III. Common Request/Response & Auth

request_envelope:

headers:

Authorization: "Bearer <oidc-token> | HMAC <key>:<sig>"

x-eift-idempotency: "<uuid>"

content-type: "application/json"

body:

suite?: { ... }

task_id?: "<suite.task>"

spec?: { ... }

payload?: {artifacts:[{path, bytes_b64?, sha256?}]}

options?: {dry_run?: true, strict?: true}

filters?: {run_id?: "<id>", since?: "<ISO8601>", until?: "<ISO8601>"}

response_envelope:

status: "ok" | "warn" | "error"

errors: [{code, message, path?, see?}]

warnings:[{code, message, path?, see?}]

metrics: { ... }

data?: { ... }

version: "benchmarks.v1"

security:

auth: "OIDC bearer | HMAC"

tls: "TLS1.2+"

scope: ["load","evaluate","metrics","lineage","submit","publish","admin"]

rate_limits:

per_key_per_minute: 120

burst: 60

IV. Normative OpenAPI Excerpt

openapi: 3.0.3

info: {title: "EFT Benchmarks API", version: "v1"}

paths:

/api/v1/benchmarks/load_suite:

post:

summary: Validate and load a benchmark suite

requestBody: {required:true, content: {"application/json": {schema: {$ref: "#/components/schemas/SuiteEnvelope"}}}}

responses:

"200": {description: "Result", content: {"application/json": {schema: {$ref: "#/components/schemas/Result"}}}}

/api/v1/benchmarks/evaluate:

post:

summary: Execute evaluation (offline/online/stream/interactive)

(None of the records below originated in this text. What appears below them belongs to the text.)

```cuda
template <typename T> __device__ __forceinline__ uint32_t pack2(float x, float y);
template <> __device__ __forceinline__ uint32_t pack2<__nv_bfloat16>(float x, float y) {
  __nv_bfloat162 v = __floats2bfloat162_rn(x, y);
  return *reinterpret_cast<uint32_t*>(&v);
}
template <> __device__ __forceinline__ uint32_t pack2<__half>(float x, float y) {
  __half2 v = __floats2half2_rn(x, y);
  return *reinterpret_cast<uint32_t*>(&v);
}

}
```

### vision_longformer_b200/csrc/vil_wgmma.cu

```cuda
#include <cstdio>
#include "vil_host.cuh"
#include "vil_wgmma.cuh"

namespace vil {
namespace {

int head_tile(int D) { return D <= 16 ? 16 : D <= 32 ? 32 : 64; }
int table_floats(const Geo& g) { return g.has_bias ? (4 * g.w - 1) * (4 * g.w - 1) : 0; }

template <typename K>
int set_smem(K kernel, size_t bytes) {
  if (bytes > 227 * 1024) return shared_fail(VIL_E_UNSUPPORTED, "configuration needs more than 227 KB of shared memory");
  cudaError_t e = cudaFuncSetAttribute(kernel, cudaFuncAttributeMaxDynamicSharedMemorySize, (int)bytes);
  if (e != cudaSuccess) return shared_fail(VIL_E_CUDA, cudaGetErrorString(e));
  return VIL_OK;
}

const char* why_not(const VilAttnParams* p, const Geo& g) {
  if (p->dtype != VIL_BF16 && p->dtype != VIL_F16) return "dtype is fp32 (wgmma operands are bf16 / fp16)";
  if (g.D > 64) return "head dim > 64";
  if (wg::DkvSmem<64>::total(table_floats(g)) > 227 * 1024) return "bias table does not fit in shared memory";
  return nullptr;
}

long long blocks(const Geo& g) { return (long long)g.B * g.H * g.mx * g.my * g.npc; }

template <typename T, int HD, typename TO, bool DROP>
int forward_t(const VilAttnParams* p, const Geo& g, cudaStream_t s) {
  int rc;
  if (!(p->skip_mask & 2)) {
    const size_t sm = wg::FwdSmem<HD>::total(table_floats(g));
    if ((rc = set_smem(wg::wg_fwd_local<T, HD, TO, DROP>, sm))) return rc;
    wg::wg_fwd_local<T, HD, TO, DROP><<<(unsigned)blocks(g), wg::kThreads, sm, s>>>(g, t4(p->q), t4(p->k), t4(p->v), t4(p->o), p->lse,
                                                                            p->bias_table, p->g2l);
    count_launch();
    if ((rc = launch_check("wgmma_fwd_local"))) return rc;
  }
  if (g.g > 0 && !(p->skip_mask & 1)) return simt_global_fwd(p, g, s);
  return VIL_OK;
}

template <typename T, int HD, typename TO, bool DROP>
int backward_t(const VilAttnParams* p, const Geo& g, cudaStream_t s) {
  int rc;
  if (!(p->skip_mask & 8) && (rc = simt_delta(p, g, s))) return rc;
  float* delta = static_cast<float*>(p->workspace);
  const int tabn = table_floats(g);
  if (!(p->skip_mask & 2)) {
    const size_t sm = wg::DqSmem<HD>::total(tabn);
    if ((rc = set_smem(wg::wg_bwd_dq<T, HD, TO, DROP>, sm))) return rc;
    wg::wg_bwd_dq<T, HD, TO, DROP><<<(unsigned)blocks(g), wg::kThreads, sm, s>>>(g, t4(p->q), t4(p->k), t4(p->v), t4(p->d_o), t4(p->dq),
                                                                         p->lse, delta, p->bias_table, p->g2l, p->d_bias_table);
    count_launch();
    if ((rc = launch_check("wgmma_bwd_dq"))) return rc;
  }
  if (!(p->skip_mask & 4)) {
    const size_t sm = wg::DkvSmem<HD>::total(tabn, DROP);
    if ((rc = set_smem(wg::wg_bwd_dkv<T, HD, TO, DROP>, sm))) return rc;
    wg::wg_bwd_dkv<T, HD, TO, DROP><<<(unsigned)blocks(g), wg::kThreads, sm, s>>>(g, t4(p->q), t4(p->k), t4(p->v), t4(p->d_o), t4(p->dk),
                                                                          t4(p->dv), p->lse, delta, p->bias_table);
    count_launch();
    if ((rc = launch_check("wgmma_bwd_dkv"))) return rc;
  }
  if (g.g > 0 && !(p->skip_mask & 1)) return simt_global_bwd(p, g, s, g.N);
  return VIL_OK;
}

template <typename T, typename TO, bool DROP>
int dispatch_hd_drop(const VilAttnParams* p, const Geo& g, cudaStream_t s, bool bwd) {
  switch (head_tile(g.D)) {
    case 16: return bwd ? backward_t<T, 16, TO, DROP>(p, g, s) : forward_t<T, 16, TO, DROP>(p, g, s);
    case 32: return bwd ? backward_t<T, 32, TO, DROP>(p, g, s) : forward_t<T, 32, TO, DROP>(p, g, s);
    default: return bwd ? backward_t<T, 64, TO, DROP>(p, g, s) : forward_t<T, 64, TO, DROP>(p, g, s);
  }
}

template <typename T, typename TO>
int dispatch_hd(const VilAttnParams* p, const Geo& g, cudaStream_t s, bool bwd) {
  return g.drop_p > 0.f ? dispatch_hd_drop<T, TO, true>(p, g, s, bwd) : dispatch_hd_drop<T, TO, false>(p, g, s, bwd);
}

int run(const VilAttnParams* p, const Geo& g, cudaStream_t s, bool bwd) {
  note_kernel(bwd ? "wgmma_bwd" : "wgmma_fwd");
  if (p->dtype == VIL_BF16)
    return out_f32(p) ? dispatch_hd<__nv_bfloat16, float>(p, g, s, bwd) : dispatch_hd<__nv_bfloat16, __nv_bfloat16>(p, g, s, bwd);
  return out_f32(p) ? dispatch_hd<__half, float>(p, g, s, bwd) : dispatch_hd<__half, __half>(p, g, s, bwd);
}

}

const char* tc_why_not(const VilAttnParams* p, const Geo& g, bool) {
  const char* w = why_not(p, g);
  return w ? w : "supported";
}
int tc_supported(const VilAttnParams* p, const Geo& g, bool) { return why_not(p, g) == nullptr; }
int tc_forward(const VilAttnParams* p, const Geo& g, cudaStream_t s) { return run(p, g, s, false); }
int tc_backward(const VilAttnParams* p, const Geo& g, cudaStream_t s) { return run(p, g, s, true); }

}
```

### vision_longformer_b200/csrc/vil_wgmma.cuh

```cuda
#pragma once
#include "vil_common.cuh"
#include "vil_sm90.cuh"

namespace vil {
namespace wg {

constexpr int kThreads = 128;

struct Cta { int b, h, R, C, piece; };

__device__ __forceinline__ Cta decode(const Geo& g, int bid) {
  Cta c;
  c.piece = bid % g.npc; bid /= g.npc;
  c.C = bid % g.my; bid /= g.my;
  c.R = bid % g.mx; bid /= g.mx;
  c.h = bid % g.H;
  c.b = bid / g.H;
  return c;
}

__device__ __forceinline__ int acc_row(int i) { return ((threadIdx.x >> 5) << 4) + ((threadIdx.x & 31) >> 2) + (((i >> 1) & 1) << 3); }
__device__ __forceinline__ int acc_col(int i) { return ((i >> 2) << 3) + ((threadIdx.x & 3) << 1) + (i & 1); }

template <typename T, int HD>
__device__ __forceinline__ void stage_half_row(T* tile, T* tile_t, const float (&x)[HD / 2], int row, int half) {
  constexpr int HH = HD / 2;
#pragma unroll
  for (int g8 = 0; g8 < HH / 8; ++g8) {
    uint4 u;
    u.x = sm90::pack2<T>(x[g8 * 8 + 0], x[g8 * 8 + 1]);
    u.y = sm90::pack2<T>(x[g8 * 8 + 2], x[g8 * 8 + 3]);
    u.z = sm90::pack2<T>(x[g8 * 8 + 4], x[g8 * 8 + 5]);
    u.w = sm90::pack2<T>(x[g8 * 8 + 6], x[g8 * 8 + 7]);
    *reinterpret_cast<uint4*>(tile + sm90::core_off(row, half * HH + g8 * 8, HD)) = u;
  }
  if (tile_t != nullptr) {
#pragma unroll
    for (int i = 0; i < HH; ++i) tile_t[sm90::core_off(half * HH + i, row, 64)] = ElemTraits<T>::from_f(x[i]);
  }
}

template <typename T>
__device__ __forceinline__ void to_a_frag(const float (&s)[32], int kk, uint32_t (&a)[4]) {
  a[0] = sm90::pack2<T>(s[8 * kk + 0], s[8 * kk + 1]);
  a[1] = sm90::pack2<T>(s[8 * kk + 2], s[8 * kk + 3]);
  a[2] = sm90::pack2<T>(s[8 * kk + 4], s[8 * kk + 5]);
  a[3] = sm90::pack2<T>(s[8 * kk + 6], s[8 * kk + 7]);
}

template <typename TO, int HD>
__device__ __forceinline__ void store_rows(const float (&acc)[HD / 2], int e, TO* row, int D, float mul) {
  const int c0 = (threadIdx.x & 3) << 1;
#pragma unroll
  for (int j = 0; j < HD / 8; ++j) {
    const int col = 8 * j + c0;
    if (col < D) row[col] = ElemTraits<TO>::from_f(acc[4 * j + 2 * e] * mul);
    if (col + 1 < D) row[col + 1] = ElemTraits<TO>::from_f(acc[4 * j + 2 * e + 1] * mul);
  }
}

__device__ __forceinline__ void drop_key_piece(float (&x)[32], const Geo& geo, const uint32_t (&row)[2], int cbase, uint32_t sid,
                                               float mul) {
  uint32_t keep = 0;
#pragma unroll 1
  for (int i = 0; i < 32; i += 2) {
    bool k0, k1;
    drop_keep2(geo, (i & 2) ? row[1] : row[0], (uint32_t)(cbase + acc_col(i)), sid, k0, k1);
    keep |= ((uint32_t)k0 | ((uint32_t)k1 << 1)) << i;
  }
#pragma unroll
  for (int i = 0; i < 32; ++i) x[i] = (keep >> i) & 1u ? x[i] * mul : 0.f;
}

__device__ __forceinline__ void drop_rows(const Geo& geo, int R, int C, int piece, uint32_t (&row)[2]) {
#pragma unroll
  for (int e = 0; e < 2; ++e) {
    const int l = piece * 64 + acc_row(2 * e);
    row[e] = (uint32_t)((R * geo.w + l / geo.w) * geo.ny + C * geo.w + l % geo.w);
  }
}

struct Visit {
  int r, c;
  int dR, dC;
  int cut;
  int oi;
};

__device__ __forceinline__ int visit_list(const Geo& geo, int R, int C, int sgn, Visit* vl) {
  int n = 0;
  for (int oi = 0; oi < geo.noffs; ++oi) {
    const int dR = geo.offR[oi], dC = geo.offC[oi];
    int r = R + sgn * dR, c = C + sgn * dC;
    if (geo.exact == -1) { r = (r + geo.mx) % geo.mx; c = (c + geo.my) % geo.my; }
    else if (r < 0 || r >= geo.mx || c < 0 || c >= geo.my) continue;
    const int qR = sgn > 0 ? R : r, qC = sgn > 0 ? C : c;
    if (threadIdx.x == 0) vl[n] = Visit{r, c, dR, dC, (qR + dR == geo.mx - 1) | ((qC + dC == geo.my - 1) << 1), oi};
    ++n;
  }
  return n;
}

__device__ __forceinline__ int drop_col_base(const Geo& geo, const Visit* vl, int ngp, int pi) {
  if (pi < ngp) return pi * 64;
  const int vi = (pi - ngp) / geo.npc;
  return geo.g + vl[vi].oi * geo.w2 + (pi - ngp - vi * geo.npc) * 64;
}

__device__ __forceinline__ void chunk_key(const Geo& geo, const Visit& v, int lk, long long& tok, bool& ok, int& vr, int& vc) {
  const int w = geo.w, kr = lk / w, kc = lk - kr * w;
  const int ar = v.r * w + kr, ac = v.c * w + kc;
  const bool real = (ar < geo.nx) && (ac < geo.ny);
  if (geo.exact == -1)
    ok = !(((v.cut & 1) && (kr >= w - geo.padx)) || ((v.cut & 2) && (kc >= w - geo.pady)));
  else
    ok = real;
  tok = (ok && real) ? geo.g + (long long)ar * geo.ny + ac : -1;
  vr = v.dR * w + kr; vc = v.dC * w + kc;
}

__device__ __forceinline__ void key_slot(const Geo& geo, const Visit* vl, int ngp, int pi, int slot, int& gk, long long& tok,
                                         bool& ok, int& vr, int& vc) {
  gk = -1; tok = -1; ok = false; vr = 0; vc = 0;
  if (pi < ngp) {
    const int t = pi * 64 + slot;
    if (t < geo.g) { gk = t; tok = t; ok = true; }
    return;
  }
  const int vi = (pi - ngp) / geo.npc, lk = (pi - ngp - vi * geo.npc) * 64 + slot;
  if (lk < geo.w2) chunk_key(geo, vl[vi], lk, tok, ok, vr, vc);
}

struct KeyCols {
  float* bias;
  int* tix;
  short* kr;
  short* kc;
};
struct QRows {
  int qr[2], qc[2];
  bool ok[2];
};

__device__ __forceinline__ QRows query_rows(const Geo& geo, int R, int C, int piece) {
  QRows q;
  const int w = geo.w;
#pragma unroll
  for (int e = 0; e < 2; ++e) {
    const int l = piece * 64 + acc_row(2 * e);
    const bool in = l < geo.w2;
    q.qr[e] = in ? l / w : 0; q.qc[e] = in ? l % w : 0;
    q.ok[e] = in && (R * w + q.qr[e] < geo.nx) && (C * w + q.qc[e] < geo.ny);
  }
  return q;
}

__device__ __forceinline__ void stage_key_cols(const Geo& geo, const KeyCols& kc, int h, const float* __restrict__ g2l, int gk,
                                               bool ok, int vr, int vc) {
  const int slot = threadIdx.x >> 1;
  float bias = ok ? 0.f : -INFINITY;
  if (gk >= 0 && geo.has_bias) bias = g2l[((long long)geo.H + h) * geo.g + gk];
  kc.bias[slot] = bias;
  kc.tix[slot] = vr * (4 * geo.w - 1) + vc;
  kc.kr[slot] = (short)vr;
  kc.kc[slot] = (short)vc;
}

__device__ __forceinline__ void row_tix(const Geo& geo, const QRows& q, int (&tb)[2]) {
  const int w = geo.w, tw = 4 * w - 1;
  tb[0] = (q.qr[0] + 2 * w - 1) * tw + q.qc[0] + 2 * w - 1;
  tb[1] = (q.qr[1] + 2 * w - 1) * tw + q.qc[1] + 2 * w - 1;
}
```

requestBody: {required:true, content: {"application/json": {schema: {$ref: "#/components/schemas/EvalRequest"}}}}

responses:

"200": {description: "Run accepted", content: {"application/json": {schema: {$ref: "#/components/schemas/EvalResult"}}}}

components:

schemas:

SuiteEnvelope: {type: object, properties: {suite: {}, options:{type:object}}}

EvalRequest:

type: object

properties:

task_id: {type: string}

spec: {type: object}

options: {type: object, properties:{mode:{type:string, enum:["sync","async"]}}}

EvalResult:

type: object

properties:

run_id: {type: string}

state: {type: string, enum: ["queued","running","succeeded","failed"]}

scores: {type: object}

ci: {type: object}

artifacts: {type: array, items:{type: object}}

Result:

type: object

properties:

status: {type: string, enum: [ok, warn, error]}

errors: {type: array, items: {$ref: "#/components/schemas/Issue"}}

warnings:{type: array, items: {$ref: "#/components/schemas/Issue"}}

metrics: {type: object}

data: {type: object}

Issue:

type: object

properties:

code: {type: string}

message: {type: string}

path: {type: string}

see: {type: array, items: {type: string}}

V. Endpoint Semantics (Essentials)

/benchmarks/load_suite (blocking): structure/type/regex, anchor dependencies; metrology.units="SI"&check_dim=true; frozen splits & leakage guardrails; scoring/significance/compliance minima.
/benchmarks/evaluate: execute per Chapter 7 (offline/online/stream/interactive); return run_id and artifacts; online supports shadow/canary and guardrails.
/benchmarks/score: aggregate & normalize per Chapter 8; unify metric directions before combining; output score_raw/score_norm and tie_break details.
/benchmarks/significance: significance, power & multiple-comparison correction; output Δ/CI_95/p; link to gates.
/benchmarks/uncertainty: compose uncertainty per Chapter 9 (GUM|linear|montecarlo|bayes) and report coverage intervals; unify dimensions.
/benchmarks/robustness & /fairness_ethics: run Chapter 12/13 items and evaluate against thresholds.
*/benchmarks/runtime/ **: query runtime perf/energy and lineage/replay consistency.
/benchmarks/submit|publish|revoke: submit, publish/revoke leaderboard entries; follow stability-line and notice policy; revokes produce tombstones and update mirrors/indexes.
/benchmarks/hash_artifact|sign_artifact: compute sha256 and sign/verify; reconcile with export_manifest.artifacts[].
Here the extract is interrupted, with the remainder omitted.